Possibility is a thing that may be the case.
Probability is an estimate of the likelihood of a thing being the case.

Suppose you have a bin full of marbles. It contains an infinite number of white marbles but only one red marble. If you randomly select a marble from the bin it is possible to pick the red one. The probability you will pick the red one is for all intents and purposes 0.

Now supposing picking the red marble meant you were executed. You could be pretty confident making a draw and surviving, but you still have to entertain the notion that it is possible you could lose your head. Not a possibility I would like to entertain.

It's good to know that your risk aversion is so great that you'll worship one particular god on the 1 in infinite chance it actually exists. Okay, then which god? Do you worship Yahweh, Jesus, or Allah? I would imagine Allah, seeing as how he has the worst possible version of Hell designated for non-believers.

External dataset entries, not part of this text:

@@ -17,11 +20,14 @@
   constexpr int W_STEP = 2 * NP * BN * 16, W_HALF = NP * BN * 16, W_PIECE = BN * 16;
   constexpr int SROWS = BN, SROW = BM + 4;
   static_assert(!FLIP || NP == 3, "Flipout: the exact split");
+  static_assert(!WALK || (POOL && !FLIP && CWM == 4 && TN == 2 && TM == 4), "the walk: Reparameterization, pooled, 4 x 128-pixel consumer waves");
   static_assert((4 * BN + NOP * SROWS * SROW) * 4 <= 2 * W_BYTES + XQ_BYTES, "output staging fits the operand buffers");
 
   extern __shared__ __attribute__((aligned(16))) char smem_c[];
   char* const wbuf = smem_c;
   char* const xq = smem_c + 2 * W_BYTES;
+  float* const wrow = reinterpret_cast<float*>(xq + XQ_BYTES - kWalkBytes);
+  float* const wcon = wrow + 2 * kWalkRowBytes / 4;
   float* const smem = reinterpret_cast<float*>(smem_c);
   int4* const taptab = reinterpret_cast<int4*>(smem_c + 2 * W_BYTES + XQ_BYTES);
   double* const red = reinterpret_cast<double*>(smem_c + 2 * W_BYTES + XQ_BYTES + kMaxTaps * 16);
@@ -45,8 +51,9 @@
   int L = __builtin_amdgcn_readfirstlane(xcd_remap(blockIdx.x, a.total_blocks));
   int Lq = udiv_inv(L, a.m_tiles, a.inv_m_tiles);
   const int mt = __builtin_amdgcn_readfirstlane(L - Lq * a.m_tiles);
-  L = Lq, Lq = udiv_inv(L, a.S, a.inv_S);
-  const int s = __builtin_amdgcn_readfirstlane(L - Lq * a.S);
+  const int SD = WALK ? a.n_sg : a.S;
+  L = Lq, Lq = udiv_inv(L, SD, WALK ? a.inv_n_sg : a.inv_S);
+  const int s = __builtin_amdgcn_readfirstlane((L - Lq * SD) * (WALK ? a.spw : 1));
   L = Lq, Lq = udiv_inv(L, a.n_tiles, a.inv_n_tiles);
   const int nt = __builtin_amdgcn_readfirstlane(L - Lq * a.n_tiles);
   const int g = __builtin_amdgcn_readfirstlane(Lq);
@@ -227,6 +234,31 @@
     }
   };
 
+  constexpr int UMAX = (BN * TPS + kProducers - 1) / kProducers;
+  int l_off[UMAX];
+  uint32_t u_co[UMAX];
+#pragma unroll
+  for (int i = 0; i < UMAX; ++i) {
+    const int u = ptid + kProducers * i, n = u & (BN - 1), q = u >> 6;
+    const int st_ = q >> 2, hf = (q >> 1) & 1, sub = q & 1;
+    const int co_g = n0 + n;
+    u_co[i] = co_g < a.Cog ? (uint32_t)(g * a.Cog + co_g) : 0xFFFFFFFFu;
+    l_off[i] = st_ * W_STEP + hf * W_HALF + (n ^ ((2 * st_ + hf) & 7)) * 16 + sub * 8;
+  }
+  float4 mu[UMAX], rs[UMAX];
+  uint32_t ue[UMAX];
+  auto load_w = [&](int st) {
+#pragma unroll
+    for (int i = 0; i < UMAX; ++i) {
+      const int ai = st * TPS + ((ptid + kProducers * i) >> 6);
+      const bool in = ai < nA && u_co[i] != 0xFFFFFFFFu;
+      const int tap = taptab[ai < nA ? ai : 0].w;
+      ue[i] = in ? (u_co[i] * (uint32_t)T + (uint32_t)tap) * 4u : (kOOB >> 2);
+      mu[i] = ldf4(r_mu, in ? 4u * ue[i] : kOOB), rs[i] = ldf4(r_rs, in ? 4u * ue[i] : kOOB);
+    }
+  };
+  if (!FLIP && producer && NS > 0) load_w(0);
+
   {
     const uint32_t inv_pimg = PIMG > 1 ? inv32(PIMG) : 0u;
     const uint32_t inv_pw = PWt > 1 ? inv32(PWt) : 0u;
@@ -275,60 +307,31 @@
   }
   if (stamp0) dbg_[212] = __builtin_amdgcn_s_memtime();
   if (producer) {
-    constexpr int UMAX = (BN * TPS + kProducers - 1) / kProducers;
-    int l_off[UMAX];
-    uint32_t u_co[UMAX];
-#pragma unroll
-    for (int i = 0; i < UMAX; ++i) {
-      const int u = ptid + kProducers * i, n = u & (BN - 1), q = u >> 6;
-      const int st_ = q >> 2, hf = (q >> 1) & 1, sub = q & 1;
-      const int co_g = n0 + n;
-      u_co[i] = co_g < a.Cog ? (uint32_t)(g * a.Cog + co_g) : 0xFFFFFFFFu;
-      l_off[i] = st_ * W_STEP + hf * W_HALF + (n ^ ((2 * st_ + hf) & 7)) * 16 + sub * 8;
-    }
-    float4 mu[UMAX], rs[UMAX];
-    uint32_t ue[UMAX];
-    auto load_w = [&](int st) {
+    auto draw_stage = [&](uint32_t smp, char* const Wt) {
+      float ep[UMAX][4];
+#pragma unroll
+      for (int i = 0; i < UMAX; ++i) philox_normal4(key_w, smp, ue[i] >> 2, ep[i]);
 #pragma unroll
       for (int i = 0; i < UMAX; ++i) {
-        const int ai = st * TPS + ((ptid + kProducers * i) >> 6);
-        const bool in = ai < nA && u_co[i] != 0xFFFFFFFFu;
-        const int tap = taptab[ai < nA ? ai : 0].w;
-        ue[i] = in ? (u_co[i] * (uint32_t)T + (uint32_t)tap) * 4u : (kOOB >> 2);
-        mu[i] = ldf4(r_mu, in ? 4u * ue[i] : kOOB), rs[i] = ldf4(r_rs, in ? 4u * ue[i] : kOOB);
+        const float m4[4] = {mu[i].x, mu[i].y, mu[i].z, mu[i].w}, s4[4] = {rs[i].x, rs[i].y, rs[i].z, rs[i].w};
+        uint32_t wh[4], wm_[4], wl[4];
+#pragma unroll
+        for (int j = 0; j < 4; ++j)
+          split_pieces(FLIP ? m4[j] : __fadd_rn(m4[j], __fmul_rn(s4[j], ep[i][j])), wh[j], wm_[j], wl[j]);
+        char* const dst = Wt + l_off[i];
+        *reinterpret_cast<uint2*>(dst) = make_uint2(pack_hi16(wh[1], wh[0]), pack_hi16(wh[3], wh[2]));
+        *reinterpret_cast<uint2*>(dst + W_PIECE) = make_uint2(pack_hi16(wm_[1], wm_[0]), pack_hi16(wm_[3], wm_[2]));
+        if constexpr (NP == 3) *reinterpret_cast<uint2*>(dst + 2 * W_PIECE) = make_uint2(pack_hi16(wl[1], wl[0]), pack_hi16(wl[3], wl[2]));
+        if constexpr (FLIP) {
+#pragma unroll
+          for (int j = 0; j < 4; ++j) split_pieces(__fmul_rn(s4[j], ep[i][j]), wh[j], wm_[j], wl[j]);
+          *reinterpret_cast<uint2*>(dst + W_OP) = make_uint2(pack_hi16(wh[1], wh[0]), pack_hi16(wh[3], wh[2]));
+          *reinterpret_cast<uint2*>(dst + W_OP + W_PIECE) = make_uint2(pack_hi16(wm_[1], wm_[0]), pack_hi16(wm_[3], wm_[2]));
+          *reinterpret_cast<uint2*>(dst + W_OP + 2 * W_PIECE) = make_uint2(pack_hi16(wl[1], wl[0]), pack_hi16(wl[3], wl[2]));
+        }
       }
     };
-    if (NS > 0) load_w(0);
-    for (int st = 0; st <= NS; ++st) {
-      if (st < NS) {
-        char* const Wt = wbuf + (st & 1) * W_BYTES;
-        float ep[UMAX][4];
-#pragma unroll
-        for (int i = 0; i < UMAX; ++i) philox_normal4(key_w, sample, ue[i] >> 2, ep[i]);
-#pragma unroll
-        for (int i = 0; i < UMAX; ++i) {
-          const float m4[4] = {mu[i].x, mu[i].y, mu[i].z, mu[i].w}, s4[4] = {rs[i].x, rs[i].y, rs[i].z, rs[i].w};
-          uint32_t wh[4], wm_[4], wl[4];
-#pragma unroll
-          for (int j = 0; j < 4; ++j)
-            split_pieces(FLIP ? m4[j] : __fadd_rn(m4[j], __fmul_rn(s4[j], ep[i][j])), wh[j], wm_[j], wl[j]);
-          char* const dst = Wt + l_off[i];
-          *reinterpret_cast<uint2*>(dst) = make_uint2(pack_hi16(wh[1], wh[0]), pack_hi16(wh[3], wh[2]));
-          *reinterpret_cast<uint2*>(dst + W_PIECE) = make_uint2(pack_hi16(wm_[1], wm_[0]), pack_hi16(wm_[3], wm_[2]));
-          if constexpr (NP == 3) *reinterpret_cast<uint2*>(dst + 2 * W_PIECE) = make_uint2(pack_hi16(wl[1], wl[0]), pack_hi16(wl[3], wl[2]));
-          if constexpr (FLIP) {
-#pragma unroll
-            for (int j = 0; j < 4; ++j) split_pieces(__fmul_rn(s4[j], ep[i][j]), wh[j], wm_[j], wl[j]);
-            *reinterpret_cast<uint2*>(dst + W_OP) = make_uint2(pack_hi16(wh[1], wh[0]), pack_hi16(wh[3], wh[2]));
-            *reinterpret_cast<uint2*>(dst + W_OP + W_PIECE) = make_uint2(pack_hi16(wm_[1], wm_[0]), pack_hi16(wm_[3], wm_[2]));
-            *reinterpret_cast<uint2*>(dst + W_OP + 2 * W_PIECE) = make_uint2(pack_hi16(wl[1], wl[0]), pack_hi16(wl[3], wl[2]));
-          }
-        }
-        if (st + 1 < NS) load_w(st + 1);
-      }
-      __syncthreads();
-    }
-    if (ptid < BN) {
+    auto bias_consts = [&](uint32_t smp, float* const b0p, float* const b1p, float* const scp, float* const shp) {
       float bv = 0.f;
       const int co_g = n0 + ptid;
       if (a.mu_b && co_g < a.Cog) {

If your risk aversion is that high, do you ever get into a motor vehicle? Because at this point, the likelihood of you dying in an auto accident is orders of magnitude greater than your chance of drawing the red marble. So I take it that since you don't want the pick the red marble, you likewise don't want to entertain the remote possibility of an auto accident. So I'll just assume you're a social recluse that never leaves your underground bomb shelter.

When did I claim this was an argument to convince you that you should believe in God? It is an argument critical of the claim that it is possible God exists, but not possible the Christian God exists.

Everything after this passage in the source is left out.